[Goal of the exercise] Show every line below where "csrc" appears.

Recorded information section start

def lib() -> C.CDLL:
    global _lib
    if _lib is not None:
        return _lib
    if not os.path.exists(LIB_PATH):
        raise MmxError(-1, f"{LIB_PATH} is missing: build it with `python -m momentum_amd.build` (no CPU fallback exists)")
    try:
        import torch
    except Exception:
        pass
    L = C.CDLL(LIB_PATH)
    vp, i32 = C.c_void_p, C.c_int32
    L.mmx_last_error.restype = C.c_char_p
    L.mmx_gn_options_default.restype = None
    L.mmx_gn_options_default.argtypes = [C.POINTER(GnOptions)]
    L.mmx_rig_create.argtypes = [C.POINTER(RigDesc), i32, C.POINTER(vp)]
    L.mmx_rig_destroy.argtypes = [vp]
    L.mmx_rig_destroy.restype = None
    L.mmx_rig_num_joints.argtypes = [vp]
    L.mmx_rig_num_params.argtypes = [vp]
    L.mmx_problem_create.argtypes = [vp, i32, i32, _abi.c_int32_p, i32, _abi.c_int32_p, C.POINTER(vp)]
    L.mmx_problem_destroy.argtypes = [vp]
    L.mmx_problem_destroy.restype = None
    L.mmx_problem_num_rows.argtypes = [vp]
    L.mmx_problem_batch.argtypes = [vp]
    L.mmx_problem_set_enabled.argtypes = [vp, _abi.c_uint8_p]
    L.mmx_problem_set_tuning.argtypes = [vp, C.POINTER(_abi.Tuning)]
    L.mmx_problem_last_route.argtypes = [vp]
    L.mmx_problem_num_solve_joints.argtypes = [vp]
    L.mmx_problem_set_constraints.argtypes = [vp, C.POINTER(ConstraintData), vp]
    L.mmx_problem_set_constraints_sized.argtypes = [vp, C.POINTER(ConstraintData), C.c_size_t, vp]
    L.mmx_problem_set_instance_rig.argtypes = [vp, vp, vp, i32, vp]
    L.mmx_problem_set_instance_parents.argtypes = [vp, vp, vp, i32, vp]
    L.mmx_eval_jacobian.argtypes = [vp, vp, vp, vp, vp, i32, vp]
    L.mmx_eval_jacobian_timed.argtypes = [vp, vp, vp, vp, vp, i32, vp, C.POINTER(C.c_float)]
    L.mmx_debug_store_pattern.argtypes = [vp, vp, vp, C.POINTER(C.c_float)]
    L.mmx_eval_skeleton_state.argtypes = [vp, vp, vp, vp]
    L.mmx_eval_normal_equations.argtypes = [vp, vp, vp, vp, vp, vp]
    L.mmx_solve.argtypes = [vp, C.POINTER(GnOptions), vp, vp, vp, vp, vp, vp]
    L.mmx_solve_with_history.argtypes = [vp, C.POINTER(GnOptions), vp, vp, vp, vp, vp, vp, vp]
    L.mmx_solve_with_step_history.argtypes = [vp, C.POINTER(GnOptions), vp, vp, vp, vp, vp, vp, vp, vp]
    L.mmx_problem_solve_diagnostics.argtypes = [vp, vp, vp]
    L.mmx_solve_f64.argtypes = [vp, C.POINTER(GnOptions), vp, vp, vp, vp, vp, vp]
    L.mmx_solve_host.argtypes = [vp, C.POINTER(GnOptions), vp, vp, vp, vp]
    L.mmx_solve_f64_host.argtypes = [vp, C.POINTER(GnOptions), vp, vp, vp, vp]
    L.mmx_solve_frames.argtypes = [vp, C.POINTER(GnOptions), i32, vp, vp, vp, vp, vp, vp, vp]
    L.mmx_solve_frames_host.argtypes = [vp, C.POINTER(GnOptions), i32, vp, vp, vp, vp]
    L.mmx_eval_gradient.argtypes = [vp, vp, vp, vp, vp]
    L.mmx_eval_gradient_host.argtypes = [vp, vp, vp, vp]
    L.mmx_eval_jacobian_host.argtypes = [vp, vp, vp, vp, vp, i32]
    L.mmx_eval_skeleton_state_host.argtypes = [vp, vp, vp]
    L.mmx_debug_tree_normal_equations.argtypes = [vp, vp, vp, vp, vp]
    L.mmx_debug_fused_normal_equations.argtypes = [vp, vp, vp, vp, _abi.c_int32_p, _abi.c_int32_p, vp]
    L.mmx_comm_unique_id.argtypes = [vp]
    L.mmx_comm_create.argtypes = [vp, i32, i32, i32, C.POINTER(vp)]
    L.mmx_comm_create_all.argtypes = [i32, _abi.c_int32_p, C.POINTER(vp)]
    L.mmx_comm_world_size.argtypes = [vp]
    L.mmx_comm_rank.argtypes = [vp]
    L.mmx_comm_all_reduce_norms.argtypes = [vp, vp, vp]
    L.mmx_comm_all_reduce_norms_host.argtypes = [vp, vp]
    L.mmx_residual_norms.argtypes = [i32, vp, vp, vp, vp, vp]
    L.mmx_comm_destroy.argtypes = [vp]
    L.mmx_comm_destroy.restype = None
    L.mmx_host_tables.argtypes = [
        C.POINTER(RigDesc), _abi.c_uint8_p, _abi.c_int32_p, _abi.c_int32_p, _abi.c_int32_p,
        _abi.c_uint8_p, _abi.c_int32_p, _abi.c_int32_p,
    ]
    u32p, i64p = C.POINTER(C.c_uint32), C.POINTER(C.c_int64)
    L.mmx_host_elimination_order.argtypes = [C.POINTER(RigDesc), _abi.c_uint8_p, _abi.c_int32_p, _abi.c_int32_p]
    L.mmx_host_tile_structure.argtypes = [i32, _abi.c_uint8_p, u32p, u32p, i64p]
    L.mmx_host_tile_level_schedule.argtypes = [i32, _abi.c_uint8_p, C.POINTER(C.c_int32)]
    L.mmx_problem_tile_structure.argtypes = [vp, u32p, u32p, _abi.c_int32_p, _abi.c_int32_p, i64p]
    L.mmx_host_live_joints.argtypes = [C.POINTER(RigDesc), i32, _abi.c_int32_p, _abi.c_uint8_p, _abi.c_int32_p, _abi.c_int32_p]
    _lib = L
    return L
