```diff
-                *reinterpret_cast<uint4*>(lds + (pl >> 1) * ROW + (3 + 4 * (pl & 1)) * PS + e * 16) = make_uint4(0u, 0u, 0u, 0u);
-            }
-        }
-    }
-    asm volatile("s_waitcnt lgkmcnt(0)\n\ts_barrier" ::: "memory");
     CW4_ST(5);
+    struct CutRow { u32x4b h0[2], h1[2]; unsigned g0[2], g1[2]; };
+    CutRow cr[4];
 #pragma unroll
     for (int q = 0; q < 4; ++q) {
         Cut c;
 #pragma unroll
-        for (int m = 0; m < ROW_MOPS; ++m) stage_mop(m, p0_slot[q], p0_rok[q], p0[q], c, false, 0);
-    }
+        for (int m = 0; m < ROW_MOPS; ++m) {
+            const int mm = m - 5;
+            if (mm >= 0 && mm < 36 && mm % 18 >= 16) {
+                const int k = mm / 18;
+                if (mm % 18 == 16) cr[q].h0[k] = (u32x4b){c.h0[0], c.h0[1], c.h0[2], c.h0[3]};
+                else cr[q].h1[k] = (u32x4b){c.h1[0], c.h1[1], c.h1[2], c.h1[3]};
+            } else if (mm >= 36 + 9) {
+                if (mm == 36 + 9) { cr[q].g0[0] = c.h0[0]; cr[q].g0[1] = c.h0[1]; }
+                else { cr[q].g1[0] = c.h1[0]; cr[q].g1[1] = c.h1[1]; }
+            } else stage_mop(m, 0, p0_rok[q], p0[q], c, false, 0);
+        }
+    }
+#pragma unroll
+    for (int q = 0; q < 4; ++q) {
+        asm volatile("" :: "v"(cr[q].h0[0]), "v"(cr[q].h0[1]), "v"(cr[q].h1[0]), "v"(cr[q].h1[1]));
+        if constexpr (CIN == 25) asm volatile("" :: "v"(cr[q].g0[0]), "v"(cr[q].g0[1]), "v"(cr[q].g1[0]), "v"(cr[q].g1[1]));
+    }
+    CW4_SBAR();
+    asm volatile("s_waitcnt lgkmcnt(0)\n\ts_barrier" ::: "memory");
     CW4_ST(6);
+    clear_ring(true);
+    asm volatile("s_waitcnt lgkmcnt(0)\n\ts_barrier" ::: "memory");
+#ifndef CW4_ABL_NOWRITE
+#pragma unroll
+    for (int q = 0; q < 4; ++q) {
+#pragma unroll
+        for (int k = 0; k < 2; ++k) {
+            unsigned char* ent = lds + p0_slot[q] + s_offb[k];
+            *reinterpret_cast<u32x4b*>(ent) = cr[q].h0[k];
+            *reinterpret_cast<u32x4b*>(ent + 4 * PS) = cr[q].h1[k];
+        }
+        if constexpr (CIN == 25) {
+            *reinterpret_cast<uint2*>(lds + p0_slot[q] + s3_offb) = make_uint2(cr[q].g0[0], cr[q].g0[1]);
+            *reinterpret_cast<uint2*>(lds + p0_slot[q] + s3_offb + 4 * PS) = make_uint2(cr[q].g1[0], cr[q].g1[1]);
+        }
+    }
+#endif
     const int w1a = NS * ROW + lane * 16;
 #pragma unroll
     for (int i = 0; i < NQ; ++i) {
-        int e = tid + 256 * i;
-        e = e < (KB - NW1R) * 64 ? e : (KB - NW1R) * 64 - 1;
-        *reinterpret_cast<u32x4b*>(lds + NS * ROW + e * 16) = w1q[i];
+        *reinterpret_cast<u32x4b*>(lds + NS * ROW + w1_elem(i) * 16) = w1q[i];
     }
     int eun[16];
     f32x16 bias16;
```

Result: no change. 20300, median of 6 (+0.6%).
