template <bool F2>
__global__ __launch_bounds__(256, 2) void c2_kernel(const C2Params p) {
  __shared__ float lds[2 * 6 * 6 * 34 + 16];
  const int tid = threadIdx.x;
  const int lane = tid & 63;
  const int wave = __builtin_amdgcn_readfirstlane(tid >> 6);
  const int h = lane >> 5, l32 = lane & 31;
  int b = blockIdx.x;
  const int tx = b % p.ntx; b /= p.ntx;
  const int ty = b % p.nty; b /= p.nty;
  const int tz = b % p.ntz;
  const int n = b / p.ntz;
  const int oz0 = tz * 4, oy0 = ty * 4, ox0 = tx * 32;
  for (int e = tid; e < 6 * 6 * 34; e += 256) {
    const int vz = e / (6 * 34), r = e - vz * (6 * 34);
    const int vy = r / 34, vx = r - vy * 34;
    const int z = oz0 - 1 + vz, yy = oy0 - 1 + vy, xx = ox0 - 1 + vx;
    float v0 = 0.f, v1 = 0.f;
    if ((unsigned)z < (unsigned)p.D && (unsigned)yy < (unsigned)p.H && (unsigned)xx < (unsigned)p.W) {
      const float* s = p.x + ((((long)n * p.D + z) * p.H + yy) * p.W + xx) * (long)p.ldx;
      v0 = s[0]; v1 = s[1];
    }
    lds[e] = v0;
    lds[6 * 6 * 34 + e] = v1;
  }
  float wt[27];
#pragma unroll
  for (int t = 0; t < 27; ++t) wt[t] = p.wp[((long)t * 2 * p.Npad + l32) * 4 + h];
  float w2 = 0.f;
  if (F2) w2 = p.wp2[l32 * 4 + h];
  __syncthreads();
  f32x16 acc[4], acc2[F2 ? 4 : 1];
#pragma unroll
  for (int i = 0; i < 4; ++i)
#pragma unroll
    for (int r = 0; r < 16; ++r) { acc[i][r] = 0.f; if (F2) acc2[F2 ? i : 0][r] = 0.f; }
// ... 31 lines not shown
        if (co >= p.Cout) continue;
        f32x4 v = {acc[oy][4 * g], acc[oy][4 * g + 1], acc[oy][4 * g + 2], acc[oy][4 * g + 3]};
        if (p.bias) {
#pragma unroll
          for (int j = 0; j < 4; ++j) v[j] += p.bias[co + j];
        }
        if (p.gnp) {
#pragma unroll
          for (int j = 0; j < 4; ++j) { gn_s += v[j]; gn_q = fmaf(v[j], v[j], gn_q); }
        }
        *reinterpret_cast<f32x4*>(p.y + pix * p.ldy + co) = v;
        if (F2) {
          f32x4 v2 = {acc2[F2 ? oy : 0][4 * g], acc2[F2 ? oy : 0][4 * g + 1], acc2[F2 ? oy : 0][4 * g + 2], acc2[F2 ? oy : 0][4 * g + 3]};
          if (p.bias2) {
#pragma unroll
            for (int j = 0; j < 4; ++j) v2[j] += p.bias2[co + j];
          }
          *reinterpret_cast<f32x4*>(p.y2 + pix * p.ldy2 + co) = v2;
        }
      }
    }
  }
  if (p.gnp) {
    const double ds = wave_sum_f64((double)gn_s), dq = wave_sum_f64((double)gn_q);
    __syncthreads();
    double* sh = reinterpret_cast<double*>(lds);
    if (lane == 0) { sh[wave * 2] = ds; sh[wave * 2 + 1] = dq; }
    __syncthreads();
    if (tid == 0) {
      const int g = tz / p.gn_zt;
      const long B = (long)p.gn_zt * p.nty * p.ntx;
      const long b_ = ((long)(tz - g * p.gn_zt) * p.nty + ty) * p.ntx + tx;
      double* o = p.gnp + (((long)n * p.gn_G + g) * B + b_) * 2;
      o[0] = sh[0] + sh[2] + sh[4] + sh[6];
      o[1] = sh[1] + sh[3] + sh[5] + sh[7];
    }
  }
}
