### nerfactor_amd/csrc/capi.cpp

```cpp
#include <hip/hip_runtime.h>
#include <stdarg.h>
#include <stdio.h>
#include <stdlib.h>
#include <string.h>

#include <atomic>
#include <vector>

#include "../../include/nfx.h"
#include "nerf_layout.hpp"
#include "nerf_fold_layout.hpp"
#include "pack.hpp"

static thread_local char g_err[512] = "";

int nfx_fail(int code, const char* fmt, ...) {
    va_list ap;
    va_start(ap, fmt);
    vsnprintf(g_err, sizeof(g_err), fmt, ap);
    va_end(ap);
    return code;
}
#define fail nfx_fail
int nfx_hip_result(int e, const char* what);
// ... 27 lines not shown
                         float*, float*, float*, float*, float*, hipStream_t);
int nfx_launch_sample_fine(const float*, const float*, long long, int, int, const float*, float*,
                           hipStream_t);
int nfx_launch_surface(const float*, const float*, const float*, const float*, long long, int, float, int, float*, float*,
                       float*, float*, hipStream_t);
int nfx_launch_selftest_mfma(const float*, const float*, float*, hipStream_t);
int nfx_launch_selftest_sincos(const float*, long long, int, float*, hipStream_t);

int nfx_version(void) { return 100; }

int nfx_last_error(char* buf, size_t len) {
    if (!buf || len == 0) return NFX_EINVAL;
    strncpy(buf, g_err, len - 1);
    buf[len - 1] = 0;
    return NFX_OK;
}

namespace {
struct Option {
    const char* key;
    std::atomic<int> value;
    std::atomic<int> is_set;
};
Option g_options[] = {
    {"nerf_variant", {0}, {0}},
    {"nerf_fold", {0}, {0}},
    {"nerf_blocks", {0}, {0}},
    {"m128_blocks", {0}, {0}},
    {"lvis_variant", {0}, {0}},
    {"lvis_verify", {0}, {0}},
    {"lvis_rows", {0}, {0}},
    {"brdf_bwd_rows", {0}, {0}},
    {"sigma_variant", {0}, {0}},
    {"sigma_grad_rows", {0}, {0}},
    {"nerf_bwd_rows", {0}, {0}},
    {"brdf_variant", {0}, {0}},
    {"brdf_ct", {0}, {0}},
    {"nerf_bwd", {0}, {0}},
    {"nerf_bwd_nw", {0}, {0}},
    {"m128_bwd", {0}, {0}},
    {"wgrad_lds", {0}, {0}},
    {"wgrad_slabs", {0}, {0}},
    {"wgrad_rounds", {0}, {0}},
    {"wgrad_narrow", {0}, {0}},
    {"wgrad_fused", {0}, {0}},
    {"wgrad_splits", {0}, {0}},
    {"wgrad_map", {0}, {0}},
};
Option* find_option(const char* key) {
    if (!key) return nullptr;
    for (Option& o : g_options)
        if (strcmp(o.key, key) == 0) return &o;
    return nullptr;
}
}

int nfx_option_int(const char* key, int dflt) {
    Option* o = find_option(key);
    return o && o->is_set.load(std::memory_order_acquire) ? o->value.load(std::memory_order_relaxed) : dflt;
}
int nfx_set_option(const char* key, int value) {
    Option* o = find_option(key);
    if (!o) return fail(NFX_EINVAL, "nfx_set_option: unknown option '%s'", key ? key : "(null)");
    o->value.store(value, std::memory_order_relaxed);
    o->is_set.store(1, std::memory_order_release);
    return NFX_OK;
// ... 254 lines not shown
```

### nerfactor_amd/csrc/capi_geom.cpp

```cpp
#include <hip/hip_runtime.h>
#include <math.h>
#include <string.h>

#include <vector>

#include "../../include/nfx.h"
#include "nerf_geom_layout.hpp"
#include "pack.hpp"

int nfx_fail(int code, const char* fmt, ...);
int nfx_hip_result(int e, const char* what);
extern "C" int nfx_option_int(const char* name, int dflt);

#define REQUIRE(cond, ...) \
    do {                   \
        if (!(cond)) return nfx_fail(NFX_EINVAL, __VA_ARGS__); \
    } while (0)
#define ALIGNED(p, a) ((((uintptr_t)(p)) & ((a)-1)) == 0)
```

Recorded information section end

[Completed exercise]
### nerfactor_amd/csrc/capi.cpp
### nerfactor_amd/csrc/capi_geom.cpp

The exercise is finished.